News

SEAS HawkCam is live!

Set atop the Maxwell Dworkin building, a live webcam is looking in on a pair of nesting hawks

A hawk balancing on an electrical wire. (Photo courtesy of Fawwaz Habbal, SEAS.)

While hawks have traditionally found a home in a pine tree near Pierce Hall at the Harvard School of Engineering and Applied Sciences (SEAS), a nesting pair of hawks has decided to switch venues for 2011.

The birds constructed a nest atop Maxwell Dworkin, using the building's iconic curtain wall for support.

A team of SEAS staff members—Eliza Grinnell in communications; Lesley Lam in IT; and Don Claflin and Phil Kenneally in facilities—worked together to deploy the camera.

Particular credit goes to Kenneally for making the "roof walk" (two times, in fact) to place the webcam in an appropriate spot to zero in on the nest.

The feed is optimized for the Firefox and Safari web browsers, and viewers can tune in here: http://hawk.seas.harvard.edu/

Note: The camera can be temperamental and only supports a limited number of users at a time; viewers may need to try multiple browsers and/or reset and clear their cache before obtaining a live feed. We are working to improve performance!

The hawks, long a source of a fascination on the north end of the Harvard campus, have evoked a variety of responses at SEAS.

Cherry A. Murray, Dean, asked: "Is this the SEAS mascot?"

Fawwaz Habbal, Executive Dean, has been trailing the hawks for some time, using a digital camera to record sightings (his photos are to the right).

And Rosalyn "Ros" Reid, Assistant Dean for External Affairs and Executive Director of the Institute for Applied Computational Science, offered some insights and a bit of a warning to potential nature watchers.

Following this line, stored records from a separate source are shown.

+            halves_signs(A.P1[0] ^ alignbit(A.P1[1], A.P1[0], bs), A.P2[0] ^ alignbit(A.P2[1], A.P2[0], bs), A.P1[1] ^ alignbit(A.P1[2], A.P1[1], bs),
+                         A.P2[1] ^ alignbit(A.P2[2], A.P2[1], bs), t.x, t.y, t.z, xA, tA);
+            halves_signs(Bh.P1[0] ^ alignbit(Bh.P1[1], Bh.P1[0], bs), Bh.P2[0] ^ alignbit(Bh.P2[1], Bh.P2[0], bs), Bh.P1[1] ^ alignbit(Bh.P1[2], Bh.P1[1], bs),
+                         Bh.P2[1] ^ alignbit(Bh.P2[2], Bh.P2[1], bs), t.x, t.y, t.z, xB, tB);
+            f.a = alignbit(f.a, half_nopass(xA, tA), 31u);
+            f.b = alignbit(f.b, half_nopass(xB, tB), 31u);
+        }
+    }
+    if (k <= khi) {
+        const int s = L > 63 ? L - 63 : 0;
+        const u64 QA1 = container64(A.P1, s), QA2 = container64(A.P2, s), QB1 = container64(Bh.P1, s), QB2 = container64(Bh.P2, s);
+        for (; k <= khi; k++, tp++) {
+            const int4 t = load_thr4(tp);
+            const u32 shk = (u32) (k - s);
+            const u32 wmk = wm_tab[63 - (L - k)];
+            const u64 SA1 = QA1 >> shk, SA2 = QA2 >> shk, SB1 = QB1 >> shk, SB2 = QB2 >> shk;
+            const u32 gA1 = xor_and(A.P1[1], (u32) (SA1 >> 32), wmk), gA2 = xor_and(A.P2[1], (u32) (SA2 >> 32), wmk);
+            const u32 gB1 = xor_and(Bh.P1[1], (u32) (SB1 >> 32), wmk), gB2 = xor_and(Bh.P2[1], (u32) (SB2 >> 32), wmk);
+            u32 xA, tA, xB, tB;
+            halves_signs(A.P1[0] ^ (u32) SA1, A.P2[0] ^ (u32) SA2, gA1, gA2, t.x, t.y, t.z, xA, tA);
+            halves_signs(Bh.P1[0] ^ (u32) SB1, Bh.P2[0] ^ (u32) SB2, gB1, gB2, t.x, t.y, t.z, xB, tB);
+            f.a = alignbit(f.a, half_nopass(xA, tA), 31u);
+            f.b = alignbit(f.b, half_nopass(xB, tB), 31u);
+        }
+    }
+    return f;
+}
+__device__ __forceinline__ u64 half_verdicts8(const u32 (&lo)[3], const u32 (&hi)[3], int L, int khi, u32 cand, const int4 *cnt_thr) {
+    u32 P1[3], P2[3], P3[3];
+    {
+        u32 f1[3], f2[3], f3[3];
+#pragma unroll
+        for (int j = 0; j < 3; j++) {
+            const int bits = L - 32 * j;
+            const u32 lm = bits >= 32 ? 0xffffffffu : (bits <= 0 ? 0u : ((1u << bits) - 1u));
+            f1[j] = lo[j] & lm;
+            f2[j] = hi[j] & lm;
+            f3[j] = f1[j] & f2[j];
+        }
+        prefix_parity<3>(f1, P1);
+        prefix_parity<3>(f2, P2);
+        prefix_parity<3>(f3, P3);
+    }
+    u64 flag = 0;
+    while (__any(cand != 0u)) {
+        const bool have = cand != 0u;
+        const u32 i = have ? (u32) __builtin_ctz(cand) : 0u;
+        cand &= cand - 1u;
+        const u32 k = (u32) khi - i;
+        const u32 W = have ? (u32) L - k + 1u : 0u;
+        u32 V[3], F1[3], F2[3], F3[3];
+#pragma unroll
+        for (int j = 0; j < 3; j++) {
+            const int bits = (int) W - 32 * j;
+            V[j] = bits >= 32 ? 0xffffffffu : (bits <= 0 ? 0u : ((1u << bits) - 1u));
+            F1[j] = xor_and(P1[j], shr_var_word<3>(P1, j, k), V[j]);
+            F2[j] = xor_and(P2[j], shr_var_word<3>(P2, j, k), V[j]);
+            F3[j] = P3[j] ^ shr_var_word<3>(P3, j, k);
+        }
+        const bool p8 = drain_pass8<3>(F1, F2, F3, V, W, cnt_thr[W].w);
+        const u64 hit = __ballot(p8);
+        flag |= hit;
+        cand = p8 ? 0u : cand;
+    }
+    return flag;
+}
+
+__device__ __forceinline__ bool filter_deferred_uni(const DevParams &P, const DevBatch &B, u64 unit, bool active, bool has_n, bool nfree_ok, int gmax_run,
+                                                    const int4 *cnt_thr, const int2 *__restrict__ thr_tab, const u32 *wm_tab) {
     const u32 UL = B.uniform_length;
     ReadRef rd[2];
     rd[0].w = B.words;
@@ -642,6 +726,25 @@
         const Segment sB = get_segment(P.mode, p + 1, UL, UL, P.min_mer, P.max_mer, P.slice_len);
         const int LA = rfl_i((int) sA.len), LB = rfl_i((int) sB.len), Lmax = LA < LB ? LB : LA;
         const int klo = rfl_i(sA.kmin > P.min_mer ? sA.kmin : P.min_mer), khi = rfl_i(sA.kmax < gmax_run ? sA.kmax : gmax_run);
+        if (nfree_ok && __ballot(active && has_n) == 0ull && (LB == LA || LB == LA + 1) && klo <= khi && klo >= LA + 1 - kUniSubsetMax && khi <= LA - 32 &&
+            klo <= 31 && khi - klo <= 31) {
+            u32 loA[3], hiA[3], loB[3], hiB[3], nm[3];
+            load_planes<3>(sA.mate ? rd[1] : rd[0], sA.start, loA, hiA, nm);
+            load_planes<3>(sB.mate ? rd[1] : rd[0], sB.start, loB, hiB, nm);
+            HalvesFail f;
+            {
+                HalvesP hA, hB;
+                halves_prefix(loA, hiA, LA, hA);
+                halves_prefix(loB, hiB, LA, hB);
+                f = halves_candidates_uni(hA, hB, LA, klo, khi, joint_thresholds(thr_tab) + (LB != LA ? 2 + p / 2 : p / 2) * kThrRow, wm_tab);
+            }
+            const u32 kmask = 0xffffffffu >> (31 - (khi - klo));
+            const bool open = active && ((flag >> lane_id()) & 1ull) == 0ull;
+            flag |= half_verdicts8(loA, hiA, LA, khi, open ? ~f.a & kmask : 0u, cnt_thr);
+            const bool open2 = active && ((flag >> lane_id()) & 1ull) == 0ull;
+            flag |= half_verdicts8(loB, hiB, LB, khi, open2 ? ~f.b & kmask : 0u, cnt_thr);
+            continue;
+        }
         DrainHalf A, Bh;
         {
             u32 lo[3], hi[3], nm[3];
@@ -668,7 +771,12 @@
                 }
                 const u64 p4 = __ballot(drain_signs<3>(F1, F2, th) >= 0);
                 u64 p8 = 0;
+#ifdef TREW_AB_SKIP_DRAIN8
+                asm volatile("" ::"s"(p4));
+                if (false) {
+#else
                 if (p4 & ~flag) {
+#endif
                     u32 F3[3];
 #pragma unroll
                     for (int j = 0; j < 3; j++) F3[j] = h.P3[j] ^ alignbit(j < 2 ? h.P3[j < 2 ? j + 1 : 0] : 0u, h.P3[j], bs);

"I've been told that the mating pair at MD has a bit of a reputation as campus predators (assuming they're the same pair that used to nest in the tree on the south lawn, which they probably are)," she said.

"That is to say, they have a habit of swooping down, grabbing squirrels and publicly ripping them apart, as raptors are wont to do. They also used to noisily conduct their, um, mating activities, on the light fixture outside [faculty member] Rob Howe's office [in Pierce 323]."